[Instructions to follow]
Report each line from the listing that the string "const" appears in.

[Provided information]
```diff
@@ -212,13 +219,13 @@
     if (pipe_batch > 0 && b != nullptr)
       family_dispatch(p->family, [&](auto fn, auto fm) {
         hipLaunchKernelGGL((sipamd::kkt::condense_chain_pipe_kernel<true, decltype(fn)::value, decltype(fm)::value>),
-                           dim3(pipe_grid), dim3(sipamd::kkt::TPB), lds_chain, s, ck, model, r1, r.inv, r.in0, b,
+                           dim3(pipe_grid), dim3(sipamd::kkt::TPB), lds_chain, s, ck, model, r1, r.inv, reg, r.in0, b,
                            r.in1, pipe_batch, p->chain_pipe);
       });
     else if (pipe_batch > 0)
       family_dispatch(p->family, [&](auto fn, auto fm) {
         hipLaunchKernelGGL((sipamd::kkt::condense_chain_pipe_kernel<false, decltype(fn)::value, decltype(fm)::value>),
-                           dim3(pipe_grid), dim3(sipamd::kkt::TPB), lds_chain, s, ck, model, r1, r.inv, r.in0,
+                           dim3(pipe_grid), dim3(sipamd::kkt::TPB), lds_chain, s, ck, model, r1, r.inv, reg, r.in0,
                            (const double *)nullptr, (double *)nullptr, pipe_batch, p->chain_pipe);
       });
     if (odd_tail)
@@ -240,8 +247,12 @@
 }
 
 hipError_t launch_merge(const sip_kkt_plan *p, const Regions &r, int32_t *status, hipStream_t s) {
-  hipLaunchKernelGGL(sipamd::kkt::merge_status_kernel, dim3((unsigned)((p->batch + 255) / 256)), dim3(256), 0, s,
-                     r.reg, status, (long)p->batch, (int)SIP_KKT_NONPOSITIVE_REGULARIZATION);
+  if (p->chain_kernels)
+    hipLaunchKernelGGL(sipamd::kkt::merge_stage_flags_kernel, dim3((unsigned)((p->batch + 255) / 256)), dim3(256), 0, s,
+                       r.reg, p->N, status, (long)p->batch, (int)SIP_KKT_NONPOSITIVE_REGULARIZATION);
+  else
+    hipLaunchKernelGGL(sipamd::kkt::merge_status_kernel, dim3((unsigned)((p->batch + 255) / 256)), dim3(256), 0, s,
+                       r.reg, status, (long)p->batch, (int)SIP_KKT_NONPOSITIVE_REGULARIZATION);
   return hipGetLastError();
 }
 
@@ -263,7 +274,8 @@
       hipLaunchKernelGGL((sipamd::kkt::condense_chain_kernel<true, false, decltype(fn)::value, decltype(fm)::value>),
                          dim3(node_grid(p)), dim3(sipamd::kkt::TPB),
                          sizeof(double) * ((size_t)p->ck.lds_tail + 2 * (size_t)p->ck.lds_rows), s, p->ck, model,
-                         (const double *)nullptr, r.inv, r.in0, b, r.in1, (long)p->batch, status);
+                         (const double *)nullptr, r.inv, sipamd::kkt::CondenseReg{}, r.in0, b, r.in1, (long)p->batch,
+                         status);
     });
   else if (p->staged)
     hipLaunchKernelGGL(sipamd::kkt::rhs_staged_kernel, dim3(node_grid(p)), dim3(sipamd::kkt::TPB), p->lds_rhs, s,
@@ -275,12 +287,14 @@
 }
 
 hipError_t launch_recover(const sip_kkt_plan *p, const Regions &r, const double *model, const double *b,
-                          double *sol, const int32_t *status, hipStream_t s) {
+                          double *sol, const int32_t *status, hipStream_t s, int32_t *merge_into = nullptr) {
   if (p->chain_kernels)
     family_dispatch(p->family, [&](auto fn, auto fm) {
       hipLaunchKernelGGL((sipamd::kkt::recover_chain_kernel<false, decltype(fn)::value, decltype(fm)::value>),
                          dim3(node_grid(p)), dim3(sipamd::kkt::TPB), p->lds_chain_recover, s, p->ck, model, b, r.inv, r.out,
-                         sol, status, (long)p->batch);
+                         sol, status, (long)p->batch, 1, 0L, 0L, 0L,
+                         (const int *)(merge_into != nullptr ? r.reg : nullptr), merge_into,
+                         (int)SIP_KKT_NONPOSITIVE_REGULARIZATION);
     });
   else if (p->staged)
     hipLaunchKernelGGL(sipamd::kkt::recover_staged_kernel, dim3(node_grid(p)), dim3(sipamd::kkt::TPB),
@@ -492,7 +506,7 @@
   p->at_out = cur, cur = align256(cur + B * (size_t)p->out_len);
   p->at_gain = cur, cur = align256(cur + B * (size_t)p->gain_len);
   p->at_inv = cur, cur = align256(cur + B * (size_t)(p->y_dim + p->z_dim));
-  p->at_reg = cur, cur = align256(cur + (size_t)batch * sizeof(int));
+  p->at_reg = cur, cur = align256(cur + (size_t)batch * (size_t)(p->chain ? N : 1) * sizeof(int));
   p->at_lqr = cur, cur = align256(cur + lqr_bytes);
   p->work_bytes = cur;
   if (!p->chain)
@@ -787,9 +801,13 @@
                        : sip_lqr_factor_solve(p->chain, r.in0, r.in1, r.out, r.gain, d_status, r.lqr, s);
   if (rc != SIP_LQR_OK)
     return rc;
-  e = launch_merge(p, r, d_status, s);
-  if (e == hipSuccess)
-    e = launch_recover(p, r, d_model, d_b, d_sol, d_status, s);
+  if (p->chain_kernels) {
+    e = launch_recover(p, r, d_model, d_b, d_sol, d_status, s, d_status);
+  } else {
+    e = launch_merge(p, r, d_status, s);
+    if (e == hipSuccess)
+      e = launch_recover(p, r, d_model, d_b, d_sol, d_status, s);
+  }
   return report(e, "sip_kkt_factor_solve(recover)");
 }
 
@@ -1030,7 +1048,8 @@
         hipLaunchKernelGGL((sipamd::kkt::condense_chain_kernel<true, false, decltype(fn)::value, decltype(fm)::value>),
                            dim3(node_grid(p)), dim3(sipamd::kkt::TPB),
                            rhs_lds + rhs_col_lds * (size_t)(nc - 1), s, p->ck, d_model,
-                           (const double *)nullptr, r.inv, r.in0, (const double *)t.J + (size_t)c0 * colJ,
+                           (const double *)nullptr, r.inv, sipamd::kkt::CondenseReg{}, r.in0,
+                           (const double *)t.J + (size_t)c0 * colJ,
                            t.vecs_cols + (size_t)c0 * colV, (long)p->batch, (const int32_t *)d_status, nc, colJ, colV);
       });
     }
```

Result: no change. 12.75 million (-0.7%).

[Exercise answer]
                            (const double *)nullptr, (double *)nullptr, pipe_batch, p->chain_pipe);
 hipError_t launch_merge(const sip_kkt_plan *p, const Regions &r, int32_t *status, hipStream_t s) {
-                         (const double *)nullptr, r.inv, r.in0, b, r.in1, (long)p->batch, status);
+                         (const double *)nullptr, r.inv, sipamd::kkt::CondenseReg{}, r.in0, b, r.in1, (long)p->batch,
 hipError_t launch_recover(const sip_kkt_plan *p, const Regions &r, const double *model, const double *b,
-                          double *sol, const int32_t *status, hipStream_t s) {
+                          double *sol, const int32_t *status, hipStream_t s, int32_t *merge_into = nullptr) {
+                         (const int *)(merge_into != nullptr ? r.reg : nullptr), merge_into,
-                           (const double *)nullptr, r.inv, r.in0, (const double *)t.J + (size_t)c0 * colJ,
+                           (const double *)nullptr, r.inv, sipamd::kkt::CondenseReg{}, r.in0,
+                           (const double *)t.J + (size_t)c0 * colJ,
                            t.vecs_cols + (size_t)c0 * colV, (long)p->batch, (const int32_t *)d_status, nc, colJ, colV);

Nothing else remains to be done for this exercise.